Carnegie Mellon University's Computer Emergency Response Team (or CERT) has released a new fuzzing framework that will help identify and eliminate security vulnerabilities from different kinds of software. The fuzz testers are used by security researchers to find vulnerabilities by sending random input to an application. Fuzz testing has been popular among hackers, but with the release of this framework, CERT can push businesses to subject all software to fuzz testing.
Department of Homeland Security officials say 100 percent of passengers traveling in the U.S. and its territories are now being checked against terrorist watchlists through the Transportation Security Administration's Secure Flight program - a major step in fulfilling a key 9/11 Commission recommendation. Secure Flight enables TSA to screen passengers directly against government watchlists using passenger's names, their date of birth, and gender before a boarding pass is issued. In addition to facilitating secure travel for all passengers, the program helps prevent the misidentification of passengers who have names similar to individuals on government watchlists. Officials say 99 percent of passengers will be cleared by Secure Flight to print boarding passes at home by providing their date of birth, gender and name as it appears on the government ID they plan to use when traveling.
A new initiative promises to monitor the impact of federal science investments on employment, the generation of knowledge, and health outcomes, to a degree not previously possible. The Science and Technology for America's Reinvestment: Measuring the Effect of Research on Innovation, Competitiveness and Science, or STAR METRICS, is a multi-agency venture that will be lead by the National Institutes of Health, the National Science Foundation, and the White House Office of Science and Technology Policy. Together, NSF and NIH have committed $1 million for the program's first year. The first phase of the two-phase program will use university administrative records to calculate the employment impact of federal science spending through the American Recovery and Reinvestment Act and agencies' existing budgets.
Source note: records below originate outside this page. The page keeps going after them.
SIGNATURES = {
    "dyn_pore_from_string": (C.c_int, [C.c_char_p, C.POINTER(C.c_int), C.c_char_p, C.c_uint64]),
    "dyn_aligner_create": (C.c_int, [C.c_char_p, C.c_int, C.c_char_p, C.c_int, C.c_uint64, C.c_int,
                                     C.POINTER(C.c_void_p), C.c_char_p, C.c_uint64]),
    "dyn_aligner_destroy": (None, [C.c_void_p]),
    "dyn_release_cached_memory": (None, []),
    "dyn_aligner_set_model": (C.c_int, [C.c_void_p, c_double_p]),
    "dyn_format_model": (C.c_uint64, [C.c_char_p, C.c_int, c_double_p, c_double_p, C.c_uint64, C.c_char_p, C.c_uint64]),
    "dyn_aligner_info": (C.c_int, [C.c_void_p, C.POINTER(DynInfo)]),
    "dyn_aligner_model": (C.c_int, [C.c_void_p, c_double_p]),
    "dyn_aligner_session_stats": (C.c_int, [C.c_void_p, C.POINTER(DynSessionStats)]),
    "dyn_aligner_session_page_wait": (C.c_int, [C.c_void_p, c_u64_p]),
    "dyn_aligner_session_idle_split": (C.c_int, [C.c_void_p, C.POINTER(C.c_uint64)]),
    "dyn_aligner_set_session_mode": (C.c_int, [C.c_void_p, C.c_int, C.c_int]),
    "dyn_aligner_set_mem_budget": (C.c_int, [C.c_void_p, C.c_uint64]),
    "dyn_aligner_set_strict": (C.c_int, [C.c_void_p, C.c_int]),
    "dyn_aligner_set_train_zcheck": (C.c_int, [C.c_void_p, C.c_int]),
    "dyn_aligner_set_event_stats": (C.c_int, [C.c_void_p, C.c_int]),
    "dyn_aligner_set_rescale": (C.c_int, [C.c_void_p, C.c_int]),
    "dyn_tie_rows": (C.c_uint32, [C.c_void_p, c_i32_p, C.c_uint64, C.c_uint64]),
    "dyn_aligner_last_error": (C.c_char_p, [C.c_void_p]),
    "dyn_read_strerror": (C.c_int, [C.c_int, C.c_char, C.c_char_p, C.c_uint64]),
    "dyn_segment_capacity": (C.c_uint64, [C.c_void_p, C.c_uint64, c_u64_p]),
    "dyn_validate_batch": (C.c_int, [C.c_void_p, C.c_uint64, c_u64_p, C.c_char_p, c_u64_p, c_i32_p, C.c_void_p,
                                     c_i32_p, C.c_uint64]),
    "dyn_align_batch": (C.c_int, [C.c_void_p, C.c_uint64, c_double_p, c_u64_p, C.c_char_p, c_u64_p, C.c_int,
                                  C.POINTER(DynAlignOut)]),
    "dyn_train_batch": (C.c_int, [C.c_void_p, C.c_uint64, c_double_p, c_u64_p, C.c_char_p, c_u64_p,
                                  C.POINTER(DynTrainOut), c_double_p]),
    "dyn_format_csv_bound": (C.c_uint64, [C.c_void_p, C.c_uint64, C.POINTER(DynAlignOut), C.POINTER(C.c_char_p),
                                          C.POINTER(C.c_char_p)]),
    "dyn_format_csv": (C.c_int, [C.c_void_p, C.c_uint64, C.POINTER(DynAlignOut), C.c_char_p, c_u64_p,
                                 C.POINTER(C.c_char_p), C.POINTER(C.c_char_p), C.POINTER(C.c_int64),
                                 C.POINTER(C.c_int64), C.c_int, C.c_void_p, C.c_uint64, c_u64_p, c_u64_p]),
    "dyn_format_csv_bound_events": (C.c_uint64, [C.c_void_p, C.c_uint64, C.POINTER(DynAlignOut), C.POINTER(DynEventOut),
                                                 C.POINTER(C.c_char_p), C.POINTER(C.c_char_p)]),
    "dyn_format_csv_events": (C.c_int, [C.c_void_p, C.c_uint64, C.POINTER(DynAlignOut), C.POINTER(DynEventOut), C.c_char_p,
                                        c_u64_p, C.POINTER(C.c_char_p), C.POINTER(C.c_char_p), C.POINTER(C.c_int64),
                                        C.POINTER(C.c_int64), C.c_int, C.c_void_p, C.c_uint64, c_u64_p, c_u64_p]),
    "dyn_csv_compact": (C.c_uint64, [C.c_void_p, C.c_uint64, c_u64_p, c_u64_p]),
    "dyn_csv_sink_open": (C.c_int, [C.c_char_p, C.c_char_p, C.c_int, C.c_int, C.POINTER(C.c_void_p), C.c_char_p, C.c_uint64]),
    "dyn_csv_sink_open_part": (C.c_int, [C.c_char_p, C.c_char_p, C.c_int, C.c_int, C.c_int, C.c_int, C.POINTER(C.c_void_p), C.c_char_p, C.c_uint64]),
    "dyn_csv_sink_open_ex": (C.c_int, [C.c_char_p, C.c_char_p, C.c_int, C.c_int, C.c_int, C.c_int, C.c_uint32,
                                       C.POINTER(C.c_void_p), C.c_char_p, C.c_uint64]),
    "dyn_csv_sink_submit": (C.c_int, [C.c_void_p, C.c_void_p, C.c_void_p, C.POINTER(DynAlignOut), C.c_uint64, C.c_char_p, c_u64_p,
                                      C.POINTER(C.c_char_p), C.POINTER(C.c_char_p), C.POINTER(C.c_int64), c_u64_p]),
    "dyn_csv_sink_submit_bases": (C.c_int, [C.c_void_p, C.c_void_p, C.c_void_p, C.POINTER(DynAlignOut), C.c_uint64, C.c_char_p, c_u64_p,
                                            C.POINTER(C.c_char_p), C.POINTER(C.c_char_p), C.POINTER(C.c_int64), c_u64_p, C.POINTER(C.c_uint32)]),
    "dyn_csv_sink_error_line": (C.c_int, [C.c_void_p, C.c_char_p]),
    "dyn_csv_sink_completed": (C.c_uint64, [C.c_void_p]),
    "dyn_csv_sink_wait": (C.c_uint64, [C.c_void_p, C.c_uint64, C.c_int]),
    "dyn_csv_sink_failed": (C.c_int, [C.c_void_p]),
    "dyn_csv_sink_close": (C.c_int, [C.c_void_p, c_u64_p, c_u64_p, c_u64_p, C.c_char_p, C.c_uint64]),
    "dyn_bam_open": (C.c_int, [C.c_char_p, C.c_int, C.c_char_p, C.POINTER(C.c_void_p), C.c_char_p, C.c_uint64]),
    "dyn_bam_next": (C.c_int, [C.c_void_p, C.c_uint64, C.c_uint32, C.c_double, C.c_uint32, C.c_uint32, C.POINTER(DynJobBatch),
                               C.c_char_p, C.c_uint64]),
    "dyn_bam_skipped": (C.c_uint64, [C.c_void_p]),
    "dyn_bam_close": (None, [C.c_void_p]),
    "dyn_batch_create": (C.c_int, [C.c_void_p, C.c_uint64, c_double_p, c_u64_p, C.c_char_p, c_u64_p,
                                   C.POINTER(C.c_void_p)]),
    "dyn_batch_create_raw": (C.c_int, [C.c_void_p, C.c_uint64, C.c_void_p, C.c_int, c_u64_p, c_double_p, c_double_p,
                                       C.c_int, C.c_double, C.c_int, C.c_char_p, c_u64_p, C.POINTER(C.c_void_p)]),
    "dyn_batch_signals": (C.c_int, [C.c_void_p, c_double_p, C.c_uint64]),
    "dyn_batch_destroy": (None, [C.c_void_p]),
    "dyn_batch_align": (C.c_int, [C.c_void_p, C.c_int]),
    "dyn_batch_train": (C.c_int, [C.c_void_p]),
    "dyn_batch_fetch": (C.c_int, [C.c_void_p, C.POINTER(DynAlignOut)]),
    "dyn_batch_fetch_events": (C.c_int, [C.c_void_p, C.POINTER(DynEventOut)]),
    "dyn_batch_fetch_rescale": (C.c_int, [C.c_void_p, C.POINTER(DynRescaleOut)]),
    "dyn_batch_fetch_train": (C.c_int, [C.c_void_p, C.POINTER(DynTrainOut), c_double_p]),
    "dyn_batch_device_results": (C.c_int, [C.c_void_p, C.POINTER(C.c_void_p), c_u64_p, C.POINTER(C.c_void_p)]),
    "dyn_batch_device_pooled": (C.c_int, [C.c_void_p, C.POINTER(C.c_void_p), c_u64_p]),
    "dyn_batch_timing": (C.c_int, [C.c_void_p, C.POINTER(DynTiming)]),
    "dyn_plan_queue": (C.c_int, [C.c_uint64, C.POINTER(C.c_uint32), c_u64_p, C.c_uint64, C.c_uint64, C.POINTER(C.c_uint32),
                                 c_u64_p, c_u64_p]),
    "dyn_session_order": (C.c_int, [C.c_uint64, C.POINTER(C.c_uint32)]),
    "dyn_batch_align_async": (C.c_int, [C.c_void_p, C.c_uint64, c_double_p, c_u64_p, C.c_char_p, c_u64_p, C.c_int,
                                        C.POINTER(DynAlignOut), C.POINTER(C.c_void_p)]),
    "dyn_batch_train_async": (C.c_int, [C.c_void_p, C.c_uint64, c_double_p, c_u64_p, C.c_char_p, c_u64_p,
                                        C.POINTER(DynTrainOut), c_double_p, C.POINTER(C.c_void_p)]),
    "dyn_batch_align_raw_async": (C.c_int, [C.c_void_p, C.c_uint64, C.c_void_p, C.c_int, c_u64_p, c_float_p, c_float_p, c_double_p, c_double_p,
                                            C.c_int, C.c_double, C.c_int, C.c_char_p, c_u64_p, C.c_int,
                                            C.POINTER(DynAlignOut), C.POINTER(C.c_void_p)]),
    "dyn_batch_train_raw_async": (C.c_int, [C.c_void_p, C.c_uint64, C.c_void_p, C.c_int, c_u64_p, c_float_p, c_float_p, c_double_p, c_double_p,
                                            C.c_int, C.c_double, C.c_int, C.c_char_p, c_u64_p,
                                            C.POINTER(DynTrainOut), c_double_p, C.POINTER(C.c_void_p)]),
    "dyn_batch_align_vbz_async": (C.c_int, [C.c_void_p, C.c_uint64, C.c_void_p, c_u64_p, C.POINTER(C.c_uint32), c_u64_p, c_u64_p, c_u64_p,
                                            c_float_p, c_float_p, c_double_p, c_double_p, C.c_int, C.c_double, C.c_int, C.c_char_p,
                                            c_u64_p, C.c_int, C.POINTER(DynAlignOut), C.POINTER(C.c_void_p)]),
    "dyn_vbz_decode": (C.c_int, [C.c_void_p, C.c_uint64, C.c_uint32, C.c_void_p, C.c_char_p, C.c_uint64]),
    "dyn_batch_wait": (C.c_int, [C.c_void_p]),
    "dyn_host_alloc": (C.c_void_p, [C.c_uint64]),
    "dyn_host_free": (None, [C.c_void_p]),
    "dyn_comm_unique_id": (C.c_int, [c_u8_p, C.c_char_p, C.c_uint64]),
    "dyn_comm_create": (C.c_int, [c_u8_p, C.c_int, C.c_int, C.c_int, C.POINTER(C.c_void_p), C.c_char_p, C.c_uint64]),
    "dyn_comm_destroy": (None, [C.c_void_p]),
    "dyn_comm_last_error": (C.c_char_p, [C.c_void_p]),
    "dyn_comm_gather_counts": (C.c_int, [C.c_void_p, C.c_void_p, c_u64_p]),
    "dyn_comm_gather_rows": (C.c_int, [C.c_void_p, C.c_void_p, C.c_int, C.c_void_p, C.c_uint64, c_u64_p]),
    "dyn_comm_allreduce_pooled": (C.c_int, [C.c_void_p, C.c_void_p, c_double_p]),
    "dyn_comm_gather_bytes": (C.c_int, [C.c_void_p, C.c_void_p, C.c_uint64, C.c_int, c_u64_p]),
    "dyn_comm_gathered_bytes": (C.c_int, [C.c_void_p, C.c_void_p, C.c_uint64]),
    "dyn_comm_allreduce_f64": (C.c_int, [C.c_void_p, c_double_p, C.c_uint64, C.c_int]),
    "dyn_multi_create": (C.c_int, [C.c_char_p, C.c_int, C.c_char_p, C.c_int, C.c_uint64, C.POINTER(C.c_int), C.c_int,
                                   C.POINTER(C.c_void_p), C.c_char_p, C.c_uint64]),
    "dyn_multi_destroy": (None, [C.c_void_p]),
    "dyn_multi_device_count": (C.c_int, [C.c_void_p]),
    "dyn_multi_handle": (C.c_void_p, [C.c_void_p, C.c_int]),
    "dyn_multi_last_error": (C.c_char_p, [C.c_void_p]),
    "dyn_multi_align_batch": (C.c_int, [C.c_void_p, C.c_uint64, c_double_p, c_u64_p, C.c_char_p, c_u64_p, C.c_int,
                                        C.POINTER(DynAlignOut)]),
    "dyn_multi_train_batch": (C.c_int, [C.c_void_p, C.c_uint64, c_double_p, c_u64_p, C.c_char_p, c_u64_p,
                                        C.POINTER(DynTrainOut), c_double_p]),
}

The Department of Health and Human Services is expected to soon provide an updated set of guidelines to the health care community, and to federal agencies, regarding the effort to put in place a uniform system of electronic medical health records nationwide. The Department of Veterans Affairs - which oversees one of the largest health care systems in the world - has been working to take the Department's VISTA health records management system into a new realm of upgraded open source software and hardware systems -- while meeting the mandate to become part of a nationwide electronic health records network. Similarly, Navy officials say they've been helping the Defense Department sync up with Veterans Affairs, and eventually with the electronic records in the civilian world, with the promise of better patient care through shared medical data.
The National Nuclear Security Administration (NNSA) has announced the deployment of a satellite that heralds the beginning of a new era of space-based nuclear explosion monitoring. On May 27th, the U.S. Air Force successfully launched the first I-I-F series of satellites, carrying improved nuclear detonation detection instruments built by Sandia National Labs and Los Alamos National Laboratory for the N-N-S-A. Principal Assistant Deputy Administrator Ken Baker says the deployment of the new instruments will significantly improve the agency's ability to detect atmospheric, or space-based, nuclear explosions and verify compliance with nuclear test ban treaties. The sensors are being integrated on to Air Force GPS satellites, thus the entire planet is monitored continuously for tell-tale signs of treaty violation.